Most people will never know what it feels like to be on stage in front of a crowd, explain to them that feeling?

It’s certainly interesting. (For those that don’t know, I play bass and contribute conceptually with NW black metal band Skinwalker). I’ve had some really valuable and educating experiences traveling, and it provides a necessary catharsis for me as I navigate university. A huge benefit is getting to see different bands perform live, though most bands don’t really impress me, there have been a few whom I quite enjoy. It’s very rewarding to play through your ideas for people and see their reactions, and it’s nice to be able to cause some hearing loss too. I’ll add here that I’m not opposed to playing live as Wende someday. I’ll need to find the right musicians and the show will have to have the right audience and atmosphere, but it could be done.

What are your long term goals regarding music?

I’d like to have my message with Wende heard and understood. I’d like to see Skinwalker achieve some degree of notoriety and success (those guys have earned it), and basically I’m going to continue with music in some form or other until I expire. Music is actually what I’m studying at university…

Where do you stand on the issue of file sharing?

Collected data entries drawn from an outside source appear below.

# 0xPolygonZero/proof-protocol-decoder

Measured on AMD Instinct MI355X. Metric: txn-proofs/sec (whole node), 256-txn synthetic block, higher is better.
Workload: dtype u64 (Goldilocks field)

## Files before the change

__graft_entry__.py:

```python
import os
import subprocess
import sys

ROOT = os.path.dirname(os.path.abspath(__file__))
if ROOT not in sys.path:
    sys.path.insert(0, ROOT)


def build():
    csrc = os.path.join(ROOT, "proof_protocol_decoder_amd", "csrc")
    subprocess.run(["make", "-C", csrc, "-j8"], check=True)
    subprocess.run(["make", "-C", os.path.join(ROOT, "oracle"), "liboracle.so"], check=True)
    tools = os.path.join(ROOT, "tools")
    subprocess.run(["/opt/rocm/bin/hipcc", "--offload-arch=gfx950", "-O3", "-std=c++17", "-Wno-unused-value", "-o",
                    os.path.join(tools, "microbench"), os.path.join(tools, "microbench.hip")], check=True)
    subprocess.run(["/opt/rocm/bin/hipcc", "--offload-arch=gfx950", "-O2", "-Wno-unused-value", "-o",
                    os.path.join(tools, "wait_probe"), os.path.join(tools, "wait_probe.hip")], check=True)
    subprocess.run(["/opt/rocm/bin/hipcc", "--offload-arch=gfx950", "-O3", "-Wno-unused-value", "-o",
                    os.path.join(tools, "issue_rate"), os.path.join(tools, "issue_rate.hip")], check=True)
    subprocess.run(["/opt/rocm/bin/hipcc", "--offload-arch=gfx950", "-O3", "-Wno-unused-value", "-o",
                    os.path.join(tools, "mfma_probe"), os.path.join(tools, "mfma_probe.hip")], check=True)
    subprocess.run(["/opt/rocm/bin/hipcc", "--offload-arch=gfx950", "-O3", "-std=c++17", "-Wno-unused-value", "-I", csrc,
                    "-mllvm", "-amdgpu-mfma-vgpr-form=1", "-o", os.path.join(tools, "perm_latency"),
                    os.path.join(tools, "perm_latency.hip")], check=True)
    import proof_protocol_decoder_amd as pkg
    pkg.lib()
    return None


def smoke():
    import numpy as np
    import torch
    assert torch.cuda.is_available(), "smoke() needs a GPU"
    import proof_protocol_decoder_amd as pkg
    from proof_protocol_decoder_amd import proof_gen as pg
    from oracle import pyoracle
    sys.path.insert(0, os.path.join(ROOT, "tests"))
    from pg_common import LOG_N, SMALL_PLONK as SMALL, WIDTH, ir_words
    pkg.lib()
    b = pg.ProverStateBuilder()
    for t, name in enumerate(pg.TABLES):
        getattr(b, "set_%s_circuit_size" % name)(range(SMALL["table_log_lo"][t], SMALL["table_log_hi"][t]))
    b.set(**{k: v for k, v in SMALL.items() if not k.startswith("table_")}, n_workers=1, arena_bytes=256 << 20)
    st = b.build()
    try:
        t0 = pg.generate_txn_proof(st, pg.TxnProofGenIR(7, 0, 100, 121, (1, 2, 3, 4), 0x5EED0001, LOG_N, WIDTH))
        t1 = pg.generate_txn_proof(st, pg.TxnProofGenIR(7, 1, 121, 150, t0.p_vals.state_root_after, 0x5EED0002,
                                                        LOG_N, WIDTH))
        agg = pg.generate_agg_proof(st, t0, t1)
        blk = pg.generate_block_proof(st, None, agg)
        pg.VerifierState.from_prover_state(st).verify(blk)
        pyoracle.build()
        ost = pyoracle.PgState(**SMALL)
        want = ost.txn(ir_words(7, 0, 0x5EED0001))
        got = np.frombuffer(t0.intern, dtype=np.uint64)
        assert got.shape == want.shape and (got == want).all(), "txn proof differs from the oracle"
        assert ost.verify(np.frombuffer(blk.intern, dtype=np.uint64)) == 0, "oracle verifier rejected the block proof"
    finally:
        st.close()
    print("smoke ok: txn proof == oracle (%d bytes), block proof verified by both verifiers" % len(t0.intern))
    return None


if __name__ == "__main__":
    build()
    if len(sys.argv) > 1 and sys.argv[1] == "smoke":
        smoke()
```

proof_protocol_decoder_amd/csrc/mx_arith.cuh:

```cuda
#pragma once
#include "gl.hpp"

namespace mxa {

typedef int v4i __attribute__((ext_vector_type(4)));

template <int N>
__device__ __forceinline__ void reduce_rows(const uint64_t (&L)[N], const uint64_t (&H)[N], uint64_t (&out)[N]) {
  uint32_t l0[N], l1[N], h0[N], h1[N];
  uint64_t T[N];
  gl::cc::mask c1[N], b[N];
#pragma unroll
  for (int i = 0; i < N; i++) {
    T[i] = L[i]; h0[i] = (uint32_t)H[i]; h1[i] = (uint32_t)(H[i] >> 32);
  }
  gl::cc::mad_eps_cv(T, h1);
#pragma unroll
  for (int i = 0; i < N; i++) { l0[i] = (uint32_t)T[i]; l1[i] = (uint32_t)(T[i] >> 32); }
  gl::cc::add_co(l1, c1, h0);
  gl::cc::subb0_co(l0, b, c1);
#pragma unroll
  for (int i = 0; i < N; i++) c1[i] &= ~b[i];
  gl::cc::addc0_cv(l1, c1);
#pragma unroll
  for (int i = 0; i < N; i++) out[i] = gl::cc::mk64(l0[i], l1[i]);
}


__device__ __forceinline__ uint64_t planes(const v4i& d) {
  const uint32_t e = (uint32_t)d[0] + ((uint32_t)d[1] << 8), f = (uint32_t)d[2] + ((uint32_t)d[3] << 8);
  uint64_t r;
  asm("v_mad_u64_u32 %0, vcc, %1, %2, %3" : "=v"(r) : "v"(f), "s"(65536u), "v"((uint64_t)e) : "vcc");
  return r;
}

}
```

proof_protocol_decoder_amd/csrc/poseidon_mx.cuh:

```cuda
#pragma once
#include "poseidon.cuh"
#include "poseidon_group.hpp"

namespace poseidon {
namespace mx {

using mxa::v4i;

constexpr int CIN_PER_ROUND = 4 * 24;
constexpr int CIN_WORDS = 30 * CIN_PER_ROUND;

__device__ __forceinline__ uint32_t mds_entry(uint32_t i, uint32_t k) {
  constexpr uint32_t C[12] = {17, 15, 41, 16, 2, 28, 13, 13, 39, 18, 34, 20};
  const uint32_t d = (k + 12 - i) % 12;
  uint32_t v = 0;
#pragma unroll
  for (int j = 0; j < 12; j++) v = d == (uint32_t)j ? C[j] : v;
  return v + ((i | k) == 0 ? 8u : 0u);
}

struct CinTable {
  uint32_t v[CIN_WORDS];
};
constexpr CinTable make_cin_table() {
  constexpr uint64_t rc[360] = {
#include "poseidon_rc.inc"
  };
  CinTable t{};
  for (int i = 0; i < CIN_WORDS; i++) {
    const int rnd = i / CIN_PER_ROUND, rem = i % CIN_PER_ROUND, ib = rem / 24, idx = rem % 24;
    const int g = idx >> 3, h = (idx >> 2) & 1, reg = idx & 3, wo = ib + 4 * g;
    uint32_t v = 128u * (256u + (wo == 0 ? 8u : 0u));
    if (rnd < 29) v += (uint32_t)(rc[(rnd + 1) * 12 + wo] >> (8 * (4 * h + reg))) & 0xFFu;
    t.v[i] = v;
  }
  return t;
}
static __device__ const CinTable CIN_TABLE __attribute__((aligned(16))) = make_cin_table();

__device__ __forceinline__ void build_cin(uint32_t* __restrict__ cin) {
  const uint4* src = (const uint4*)CIN_TABLE.v;
  uint4* dst = (uint4*)cin;
  for (uint32_t i = threadIdx.x; i < (uint32_t)CIN_WORDS / 4; i += blockDim.x) dst[i] = src[i];
}

struct Ctx {
  v4i A[3];
  uint32_t kb;
  const uint32_t* cin;
};
__device__ __forceinline__ Ctx make_ctx(const uint32_t* cin_lds) {
  Ctx c;
  const uint32_t lane = threadIdx.x & 63, r = lane & 15;
  c.kb = lane >> 4;
#pragma unroll
  for (int g = 0; g < 3; g++) {
#pragma unroll
    for (int a = 0; a < 3; a++) c.A[g][a] = (int)(mds_entry((r >> 2) + 4 * g, c.kb + 4 * a) << (8 * (r & 3)));
    c.A[g][3] = 0;
  }
  c.cin = cin_lds + c.kb * 24;
  return c;
}

using mxa::planes;

template <int NS>
__device__ __forceinline__ void mds(uint64_t (&e)[NS][3], const Ctx& c, int rnd) {
  const v4i* cr = (const v4i*)(c.cin + rnd * CIN_PER_ROUND);
  v4i cin[6];
#pragma unroll
  for (int t = 0; t < 6; t++) cin[t] = cr[t];
#pragma unroll
  for (int m = 0; m < NS; m++) {
    v4i blo, bhi;
#pragma unroll
    for (int a = 0; a < 3; a++) {
      blo[a] = (int)((uint32_t)e[m][a] ^ 0x80808080u);
      bhi[a] = (int)((uint32_t)(e[m][a] >> 32) ^ 0x80808080u);
    }
    blo[3] = 0;
    bhi[3] = 0;
    uint64_t L[3], H[3];
#pragma unroll
    for (int g = 0; g < 3; g++) {
      const v4i dl = __builtin_amdgcn_mfma_i32_16x16x64_i8(c.A[g], blo, cin[2 * g], 0, 0, 0);
      const v4i dh = __builtin_amdgcn_mfma_i32_16x16x64_i8(c.A[g], bhi, cin[2 * g + 1], 0, 0, 0);
      L[g] = planes(dl);
      H[g] = planes(dh);
    }
    reduce_rows<3>(L, H, e[m]);
  }
}

template <int NS>
__device__ __forceinline__ void sbox_word0(uint64_t (&e)[NS][3], const Ctx& c) {
  if constexpr (NS == 4) {
    uint32_t l0 = (uint32_t)e[0][0], l1 = (uint32_t)e[1][0], l2 = (uint32_t)e[2][0], l3 = (uint32_t)e[3][0];
    uint32_t h0 = (uint32_t)(e[0][0] >> 32), h1 = (uint32_t)(e[1][0] >> 32), h2 = (uint32_t)(e[2][0] >> 32),
             h3 = (uint32_t)(e[3][0] >> 32);
    asm("s_nop 1\n\t"
        "v_permlane16_swap_b32 %0, %1\n\tv_permlane16_swap_b32 %2, %3\n\t"
        "v_permlane16_swap_b32 %4, %5\n\tv_permlane16_swap_b32 %6, %7\n\t"
        "s_nop 0\n\t"
        "v_permlane32_swap_b32 %0, %2\n\tv_permlane32_swap_b32 %4, %6\n\ts_nop 1"
        : "+v"(l0), "+v"(l1), "+v"(l2), "+v"(l3), "+v"(h0), "+v"(h1), "+v"(h2), "+v"(h3));
    const uint64_t y = sbox(gl::cc::mk64(l0, h0));
    l0 = (uint32_t)y;
    h0 = (uint32_t)(y >> 32);
    asm("s_nop 1\n\t"
        "v_permlane32_swap_b32 %0, %2\n\tv_permlane32_swap_b32 %4, %6\n\t"
        "s_nop 1\n\t"
        "v_permlane16_swap_b32 %0, %1\n\tv_permlane16_swap_b32 %2, %3\n\t"
        "v_permlane16_swap_b32 %4, %5\n\tv_permlane16_swap_b32 %6, %7\n\ts_nop 1"
        : "+v"(l0), "+v"(l1), "+v"(l2), "+v"(l3), "+v"(h0), "+v"(h1), "+v"(h2), "+v"(h3));
    e[0][0] = gl::cc::mk64(l0, h0);
    e[1][0] = gl::cc::mk64(l1, h1);
    e[2][0] = gl::cc::mk64(l2, h2);
    e[3][0] = gl::cc::mk64(l3, h3);
  } else if constexpr (NS == 2) {
    uint32_t l0 = (uint32_t)e[0][0], l1 = (uint32_t)e[1][0], h0 = (uint32_t)(e[0][0] >> 32), h1 = (uint32_t)(e[1][0] >> 32);
    asm("s_nop 1\n\tv_permlane16_swap_b32 %0, %1\n\tv_permlane16_swap_b32 %2, %3\n\ts_nop 1"
        : "+v"(l0), "+v"(l1), "+v"(h0), "+v"(h1));
    const uint64_t y = sbox(gl::cc::mk64(l0, h0));
    const bool word0 = c.kb < 2;
    l0 = word0 ? (uint32_t)y : l0;
    h0 = word0 ? (uint32_t)(y >> 32) : h0;
    asm("s_nop 1\n\tv_permlane16_swap_b32 %0, %1\n\tv_permlane16_swap_b32 %2, %3\n\ts_nop 1"
        : "+v"(l0), "+v"(l1), "+v"(h0), "+v"(h1));
    e[0][0] = gl::cc::mk64(l0, h0);
    e[1][0] = gl::cc::mk64(l1, h1);
  } else {
    static_assert(NS == 1, "1, 2 or 4 sets per wave");
    const uint64_t y = sbox(e[0][0]);
    e[0][0] = c.kb == 0 ? y : e[0][0];
  }
}

template <int NS>
__device__ __forceinline__ void sbox_full(uint64_t (&e)[NS][3]) {
#pragma unroll
  for (int m = 0; m < NS; m++) {
    sbox_n<3>(e[m]);
    __builtin_amdgcn_sched_barrier(0);
  }
}

namespace grp {
constexpr int K = 8;
constexpr poseidon::group::Layout LAY = poseidon::group::layout(K);
constexpr int SHORT_K = 6;
constexpr int OPS_WORDS = LAY.n_ops * 256;
constexpr int C_WORDS = poseidon::group::CFORM_WORDS + poseidon::group::CMAIN_WORDS;
constexpr int MDS_A_WORDS = 3 * 256;
template <int NG> constexpr int TABLE_WORDS = OPS_WORDS + NG * C_WORDS + MDS_A_WORDS;
template <int NG> constexpr int IMAGE_WORDS = TABLE_WORDS<NG> + (NG == 3 ? 18 * 256 : 0);

template <int NG>
__device__ __forceinline__ void load_tables(uint32_t* __restrict__ lds, const uint32_t* __restrict__ glob) {
  const uint4* src = (const uint4*)glob;
  uint4* dst = (uint4*)lds;
  for (uint32_t i = threadIdx.x; i < (uint32_t)TABLE_WORDS<NG> / 4; i += blockDim.x) dst[i] = src[i];
}

template <int F>
__device__ __forceinline__ void gather(uint32_t (&l)[4], uint32_t (&h)[4]) {
  if constexpr ((F & 1) == 0)
    asm("s_nop 1\n\t"
        "v_permlane16_swap_b32 %0, %1\n\tv_permlane16_swap_b32 %2, %3\n\t"
        "v_permlane16_swap_b32 %4, %5\n\tv_permlane16_swap_b32 %6, %7\n\t"
        "s_nop 0\n\t"
        "v_permlane32_swap_b32 %0, %2\n\tv_permlane32_swap_b32 %4, %6\n\ts_nop 1"
        : "+v"(l[0]), "+v"(l[1]), "+v"(l[2]), "+v"(l[3]), "+v"(h[0]), "+v"(h[1]), "+v"(h[2]), "+v"(h[3]));
  else
    asm("s_nop 1\n\t"
        "v_permlane16_swap_b32 %0, %1\n\tv_permlane16_swap_b32 %2, %3\n\t"
        "v_permlane16_swap_b32 %4, %5\n\tv_permlane16_swap_b32 %6, %7\n\t"
        "s_nop 0\n\t"
        "v_permlane32_swap_b32 %1, %3\n\tv_permlane32_swap_b32 %5, %7\n\ts_nop 1"
        : "+v"(l[0]), "+v"(l[1]), "+v"(l[2]), "+v"(l[3]), "+v"(h[0]), "+v"(h[1]), "+v"(h[2]), "+v"(h[3]));
}
template <int F>
__device__ __forceinline__ void scatter(uint32_t (&l)[4], uint32_t (&h)[4]) {
  if constexpr ((F & 1) == 0)
    asm("s_nop 1\n\t"
        "v_permlane32_swap_b32 %0, %2\n\tv_permlane32_swap_b32 %4, %6\n\t"
        "s_nop 1\n\t"
        "v_permlane16_swap_b32 %0, %1\n\tv_permlane16_swap_b32 %2, %3\n\t"
        "v_permlane16_swap_b32 %4, %5\n\tv_permlane16_swap_b32 %6, %7\n\ts_nop 1"
        : "+v"(l[0]), "+v"(l[1]), "+v"(l[2]), "+v"(l[3]), "+v"(h[0]), "+v"(h[1]), "+v"(h[2]), "+v"(h[3]));
  else
    asm("s_nop 1\n\t"
        "v_permlane32_swap_b32 %1, %3\n\tv_permlane32_swap_b32 %5, %7\n\t"
        "s_nop 1\n\t"
        "v_permlane16_swap_b32 %0, %1\n\tv_permlane16_swap_b32 %2, %3\n\t"
        "v_permlane16_swap_b32 %4, %5\n\tv_permlane16_swap_b32 %6, %7\n\ts_nop 1"
        : "+v"(l[0]), "+v"(l[1]), "+v"(l[2]), "+v"(l[3]), "+v"(h[0]), "+v"(h[1]), "+v"(h[2]), "+v"(h[3]));
}

struct State {
  v4i blo[4], bhi[4], bsig[4];
  v4i acc[4][2];
};

template <int J>
__device__ __forceinline__ void step(State& s, uint64_t (&e)[4][3], const v4i* ops, const int* cform, uint32_t lane,
                                     bool full = true) {
  constexpr int P = J / 4, F = J % 4;
  const uint32_t kb = lane >> 4;
  if constexpr (F == 0) {
    constexpr int nw = LAY.w_per_half[P];
#pragma unroll
    for (int half = 0; half < 2; half++) {
      const v4i c0 = ((const v4i*)(cform + (P * 2 + half) * 16))[kb];
      const v4i a_lo = ops[(LAY.w_base[P] + half * nw) * 64 + lane], a_hi = ops[(LAY.w_base[P] + half * nw + 1) * 64 + lane];
#pragma unroll
      for (int m = 0; m < 4; m++) {
        s.acc[m][half] = __builtin_amdgcn_mfma_i32_16x16x64_i8(a_lo, s.blo[m], c0, 0, 0, 0);
        s.acc[m][half] = __builtin_amdgcn_mfma_i32_16x16x64_i8(a_hi, s.bhi[m], s.acc[m][half], 0, 0, 0);
      }
      if constexpr (P > 0) {
        const v4i a_sg = ops[(LAY.w_base[P] + half * nw + 2) * 64 + lane];
#pragma unroll
        for (int m = 0; m < 4; m++) s.acc[m][half] = __builtin_amdgcn_mfma_i32_16x16x64_i8(a_sg, s.bsig[m], s.acc[m][half], 0, 0, 0);
      }
    }
  }
  uint32_t l[4], h[4];
  if constexpr (J == 0) {
#pragma unroll
    for (int m = 0; m < 4; m++) { l[m] = (uint32_t)e[m][0]; h[m] = (uint32_t)(e[m][0] >> 32); }
  } else {
    uint64_t L[4], H[4], x[4];
#pragma unroll
    for (int m = 0; m < 4; m++) { L[m] = planes(s.acc[m][0]); H[m] = planes(s.acc[m][1]); }
    reduce_rows<4>(L, H, x);
#pragma unroll
    for (int m = 0; m < 4; m++) { l[m] = (uint32_t)x[m]; h[m] = (uint32_t)(x[m] >> 32); }
  }
  gather<F>(l, h);
  const uint64_t y = sbox(gl::cc::mk64(l[F], h[F])) ^ 0x8080808080808080ULL;
  l[F] = (uint32_t)y;
  h[F] = (uint32_t)(y >> 32);
  scatter<F>(l, h);
#pragma unroll
  for (int m = 0; m < 4; m++) {
    s.bsig[m][2 * (J / 4)] = __builtin_amdgcn_update_dpp(s.bsig[m][2 * (J / 4)], (int)l[m], 0xE4, 1 << F, 0xF, false);
    s.bsig[m][2 * (J / 4) + 1] = __builtin_amdgcn_update_dpp(s.bsig[m][2 * (J / 4) + 1], (int)h[m], 0xE4, 1 << F, 0xF, false);
  }
  if constexpr (J >= LAY.d_first[P] && J < LAY.d_first[P] + LAY.d_count[P]) {
    if (J == SHORT_K - 1 && !full) return;
#pragma unroll
    for (int half = 0; half < 2; half++) {
      const v4i a = ops[(LAY.d_base[P] + 2 * (J - LAY.d_first[P]) + half) * 64 + lane];
#pragma unroll
      for (int m = 0; m < 4; m++) s.acc[m][half] = __builtin_amdgcn_mfma_i32_16x16x64_i8(a, s.bsig[m], s.acc[m][half], 0, 0, 0);
    }
  }
}
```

I think the so-called ‘artists’ who are usually in fits over this issue themselves make terrible music and are dissatisfied with it, so they feel they need to milk everything else out of their project that they can, e.g. notoriety, image, and most of all, money. I personally am just fine with it, as I never set out with Wende intending to make money. In all honesty, I think the moment Wende starts to become a ‘source of income’ to me is the moment it would die, because the impetus would be to retain its position of financial significance, perhaps to the detriment of the music. If someone should feel the need to express their gratitude to an artist with money, that’s their decision and it’s not the place of the artist to refuse. I can’t imagine my view on this is particularly endearing to any prospective record labels out there, but there it is. Obviously though, if one truly supports an artist, they should respect the wishes of said artist. If the artist is against what technically amounts to people stealing their art, then don’t steal their art. Let it be known though that I personally have no problem with people acquiring my art in such manner. I think a bigger failure would be if people didn’t take anything from my music/message to themselves, or have any sort of reaction to my music/message. But I suppose that would be more a failure on my part…

What is next on the horizon for Wende?


What would you want to say about yourself and / or music that you feel has been misunderstood, unsaid, or misinterpreted?

I don’t suppose I’m on enough people’s ‘radar’ for this to concern me very much, though it wouldn’t if I were anyway. Perhaps this interview will be misunderstood?

Anything at all you want to talk about that hasn't been covered here or anywhere else?

Plant a tree.

How can fans contact you to buy CDs / Merch and / or just get ahold of you guys?

I can really only be found online through worthless ‘social-networking’ sites. It’s really very sad. A website is currently under construction though. I can be found at any Skinwalker show throughout the Pacific Northwest, and I usually have demos on me. Anyway I’m contacted, if you want an album, I’m basically giving them away for now. I would only ever think about selling them if it was worth it for someone to buy them, i.e. getting more from the total package than just the music. I’d really prefer the album only get to people who are really into this kind of music and message and aren’t just some sort of pointless ‘collector’, but I’ll readily disperse the albums to anyone who asks. I don’t have any merchandise to speak of, other than the albums, but possibly that will change too. It’s very likely Skinwalker will have merch before I do, but maybe not.